BRIEF ▸ Where the data below has the string "blockIdx", return the whole line.

SUPPLIED RECORDS ▸
--- --- ---

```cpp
#ifdef SVR_ABLATIONS
    if constexpr ((DBG & 256) != 0) { if (tid == 0 && blockIdx.x < 4096) g_conv_tl[blockIdx.x][2] = __builtin_amdgcn_s_memtime(); }
#endif
    constexpr int EP_PITCH = 528;
    const int hi4 = hi * 4;
    f32x4 bias_lo = {0.f, 0.f, 0.f, 0.f}, bias_hi = {0.f, 0.f, 0.f, 0.f};
    if (a.bias) {
        bias_lo = *(const f32x4*)(a.bias + n0 + (tid & 15) * 8);
        bias_hi = *(const f32x4*)(a.bias + n0 + (tid & 15) * 8 + 4);
    }
#ifdef SVR_ABLATIONS
#define SVR_EP_STAMP(i) if constexpr ((DBG & 256) != 0) { if (tid == 0 && blockIdx.x < 4096) g_conv_ep[blockIdx.x][i] = __builtin_amdgcn_s_memtime(); }
#else
#define SVR_EP_STAMP(i)
#endif
    SVR_EP_STAMP(0)
    const bool resid_gate = a.epilogue == SVR_EPI_RESID_GATE;
    double gs0 = 0.0, gq0 = 0.0, gs1 = 0.0, gq1 = 0.0;
    constexpr int EP_ROWS = G::EP_ROWS;
    constexpr int NPASS = MTW / 2;
    static_assert(TY / EP_ROWS == NPASS && EP_ROWS * 32 * 16 == 8 * NT, "MTW / 2 passes, eight store iterations each");
    auto ep_body = [&](auto fc) {
        constexpr int F = decltype(fc)::value;
        constexpr bool RT = F < 0, F_RESID = !RT && (F & 1), F_GN = !RT && (F & 2);
        const bool with_resid = RT ? (resid_gate && a.resid != nullptr) : F_RESID;
        const int ko = RT ? a.out_f32 : ((F & 4) != 0 ? SVR_STORE_H16 : SVR_STORE_BF16);
        const int kr = RT ? a.resid_f32 : ((F & 8) != 0 ? SVR_STORE_H16 : SVR_STORE_BF16);
        const bool o32 = ko == SVR_STORE_FP32, r32 = kr == SVR_STORE_FP32;
        const bool with_gn = RT ? a.gn_partial != nullptr : F_GN;
        constexpr bool PRE = W8 && !RT && F_RESID;
        uint4 rpre[2][8];
        auto resid_prefetch = [&](auto pc, uint4 (&dst)[8]) {
            constexpr int P = decltype(pc)::value;
            const int n_ = n0 + (tid & 15) * 8;
#pragma unroll
            for (int q = 0; q < 8; ++q) {
                const int vox = (q * NT + tid) >> 4;
                const int r = vox >> 5;
                const int y = y0 + (r >> 1) * MTW + 2 * P + (r & 1), x = x0 + (vox & 31);
                const int64_t m_ = ((int64_t)to * g.H + min(y, g.H - 1)) * g.W + min(x, g.W - 1);
                dst[q] = *(const uint4*)((const bf16_t*)a.resid + m_ * a.ldr + n_);
            }
        };
        if constexpr (PRE) resid_prefetch(std::integral_constant<int, 0>{}, rpre[0]);
#pragma unroll
        for (int pass = 0; pass < NPASS; ++pass) {
#pragma unroll
            for (int j = 0; j < 2; ++j) {
                char* row = smem + ((wm * 2 + j) * 32 + l31) * EP_PITCH;
#pragma unroll
                for (int nt = 0; nt < NTW; ++nt) {
                    const f32x16_t v = acc[2 * pass + j][nt];
#pragma unroll
                    for (int gq = 0; gq < 4; ++gq) {
                        const f32x4 o = {v[4 * gq], v[4 * gq + 1], v[4 * gq + 2], v[4 * gq + 3]};
                        *(f32x4*)(row + (wn * 64 + nt * 32 + 8 * gq + hi4) * 4) = o;
                    }
                }
            }
            SVR_EP_STAMP(1 + 3 * pass)
            if constexpr ((DBG & 512) != 0) __syncthreads(); else lds_barrier();
            SVR_EP_STAMP(2 + 3 * pass)
            if constexpr (PRE) {
                if (pass + 1 < NPASS) {
                    if (pass == 0) resid_prefetch(std::integral_constant<int, 1>{}, rpre[1]);
                    else if (pass == 1) resid_prefetch(std::integral_constant<int, 2>{}, rpre[0]);
                    else if (pass == 2) resid_prefetch(std::integral_constant<int, 3>{}, rpre[1]);
                }
            }
            const int n = n0 + (tid & 15) * 8;
#pragma unroll
            for (int half = 0; half < 2; ++half) {
            f32x4 lo[4], hi_[4];
            uint4 rr8[4];
            f32x4 rf0[4], rf1[4];
            int64_t mrow[4];
            bool ok[4];
#pragma unroll
            for (int it = 0; it < 4; ++it) {
                const int vox = ((half * 4 + it) * NT + tid) >> 4;
                const int r = vox >> 5;
                const int y = y0 + (r >> 1) * MTW + 2 * pass + (r & 1), x = x0 + (vox & 31);
                ok[it] = y < g.H && x < g.W;
                if constexpr ((DBG & 4) != 0) ok[it] = false;
                mrow[it] = ((int64_t)to * g.H + min(y, g.H - 1)) * g.W + min(x, g.W - 1);
                lo[it] = *(const f32x4*)(smem + vox * EP_PITCH + (tid & 15) * 32);
                hi_[it] = *(const f32x4*)(smem + vox * EP_PITCH + (tid & 15) * 32 + 16);
            }
            if (with_resid) {
                if constexpr (RT) {
                    if (!r32) {
#pragma unroll
                        for (int it = 0; it < 4; ++it) rr8[it] = *(const uint4*)((const bf16_t*)a.resid + mrow[it] * a.ldr + n);
                    }
                } else if (r32) {
#pragma unroll
                    for (int it = 0; it < 4; ++it) {
                        const float* rp = (const float*)a.resid + mrow[it] * a.ldr + n;
                        rf0[it] = *(const f32x4*)rp;
                        rf1[it] = *(const f32x4*)(rp + 4);
                    }
                } else {
                    if constexpr (PRE) {
#pragma unroll
                        for (int it = 0; it < 4; ++it) rr8[it] = rpre[pass & 1][half * 4 + it];
                    } else {
#pragma unroll
                        for (int it = 0; it < 4; ++it) rr8[it] = *(const uint4*)((const bf16_t*)a.resid + mrow[it] * a.ldr + n);
                    }
                }
            }
#pragma unroll
            for (int it = 0; it < 4; ++it) {
                float f[8] = {lo[it][0] + bias_lo[0], lo[it][1] + bias_lo[1], lo[it][2] + bias_lo[2], lo[it][3] + bias_lo[3],
                              hi_[it][0] + bias_hi[0], hi_[it][1] + bias_hi[1], hi_[it][2] + bias_hi[2], hi_[it][3] + bias_hi[3]};
                if constexpr (RT) {
                    if (a.epilogue == SVR_EPI_BIAS_SILU) {
#pragma unroll
                        for (int e = 0; e < 8; ++e) f[e] = silu(f[e]);
                    }
                    if (resid_gate && a.gate) {
#pragma unroll
                        for (int e = 0; e < 8; ++e) f[e] *= a.gate[n + e];
                    }
                }
                if (with_resid) {
                    float r8[8];
                    if (r32) {
                        if constexpr (RT) {
                            const float* rp = (const float*)a.resid + mrow[it] * a.ldr + n;
                            rf0[0] = *(const f32x4*)rp;
                            rf1[0] = *(const f32x4*)(rp + 4);
                        }
#pragma unroll
                        for (int e = 0; e < 4; ++e) { r8[e] = rf0[RT ? 0 : it][e]; r8[4 + e] = rf1[RT ? 0 : it][e]; }
                    } else if (kr == SVR_STORE_H16) {
                        unpack8h(rr8[it], r8);
                    } else {
                        unpack8(rr8[it], r8);
                    }
#pragma unroll
                    for (int e = 0; e < 8; ++e) f[e] += r8[e];
                }
                if (o32) {
                    if (ok[it]) {
                        float* cp = (float*)a.C + mrow[it] * a.ldc + n;
                        *(float4*)cp = make_float4(f[0], f[1], f[2], f[3]);
                        *(float4*)(cp + 4) = make_float4(f[4], f[5], f[6], f[7]);
                        if (with_gn) {
                            gn_accumulate4(gs0, gq0, f[0], f[1], f[2], f[3]);
                            gn_accumulate4(gs1, gq1, f[4], f[5], f[6], f[7]);
                        }
                    }
                } else {
                    const uint4 pk = ko == SVR_STORE_H16 ? pack8h(f) : pack8(f);
                    if (ok[it]) *(uint4*)((bf16_t*)a.C + mrow[it] * a.ldc + n) = pk;
                    if (with_gn && ok[it]) {
                        float r[8];
                        if (ko == SVR_STORE_H16) unpack8h(pk, r); else unpack8(pk, r);
                        gn_accumulate4(gs0, gq0, r[0], r[1], r[2], r[3]);
                        gn_accumulate4(gs1, gq1, r[4], r[5], r[6], r[7]);
                    }
                }
            }
            }
            SVR_EP_STAMP(3 + 3 * pass)
            if (pass + 1 < NPASS) { if constexpr ((DBG & 512) != 0) __syncthreads(); else lds_barrier(); }
        }
    };
    const bool wr = resid_gate && a.resid != nullptr;
    if (a.epilogue != SVR_EPI_BIAS_SILU && a.gate == nullptr && a.out_f32 != SVR_STORE_FP32 && !(wr && a.resid_f32 == SVR_STORE_FP32) &&
        (DBG == 0 || (!a.out_f32 && !a.resid_f32))) {
        const int F = (wr ? 1 : 0) | (a.gn_partial != nullptr ? 2 : 0) | (a.out_f32 == SVR_STORE_H16 ? 4 : 0) |
                      (wr && a.resid_f32 == SVR_STORE_H16 ? 8 : 0);
        switch (F) {
#define SVR_EP_CASE(v) case v: ep_body(std::integral_constant<int, v>{}); break;
            SVR_EP_CASE(0) SVR_EP_CASE(1) SVR_EP_CASE(2) SVR_EP_CASE(3)
            default:
                if constexpr (DBG == 0) switch (F) {
                    SVR_EP_CASE(4) SVR_EP_CASE(5) SVR_EP_CASE(6) SVR_EP_CASE(7) SVR_EP_CASE(9) SVR_EP_CASE(11) SVR_EP_CASE(13) SVR_EP_CASE(15)
                    default: break;
                }
                break;
#undef SVR_EP_CASE
        }
    } else {
        ep_body(std::integral_constant<int, -1>{});
    }
    if (a.gn_partial) {
        __syncthreads();
        static_assert(NT * 32 + 32 * 16 <= G::LDS, "statistics staging fits the kernel's LDS");
        double4* red = (double4*)smem;
        double2* qsum = (double2*)(smem + NT * 32);
        red[tid] = make_double4(gs0, gq0, gs1, gq1);
        __syncthreads();
        if (tid < 32) {
            const int c = tid >> 1, h = tid & 1;
            double s = 0.0, q = 0.0;
            for (int j = 0; j < NT / 16; ++j) {
                const double4 v = red[(j << 4) | c];
                s += h ? v.z : v.x;
                q += h ? v.w : v.y;
            }
            qsum[tid] = make_double2(s, q);
        }
        __syncthreads();
        const int qpg = (a.N / a.gn_groups) >> 2;
        if (tid < 32 / qpg) {
            double s = 0.0, q = 0.0;
            for (int i = 0; i < qpg; ++i) { s += qsum[tid * qpg + i].x; q += qsum[tid * qpg + i].y; }
// ... 94 lines not shown
```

--- --- ---

REPLY ▸
    if constexpr ((DBG & 256) != 0) { if (tid == 0 && blockIdx.x < 4096) g_conv_tl[blockIdx.x][2] = __builtin_amdgcn_s_memtime(); }
#define SVR_EP_STAMP(i) if constexpr ((DBG & 256) != 0) { if (tid == 0 && blockIdx.x < 4096) g_conv_ep[blockIdx.x][i] = __builtin_amdgcn_s_memtime(); }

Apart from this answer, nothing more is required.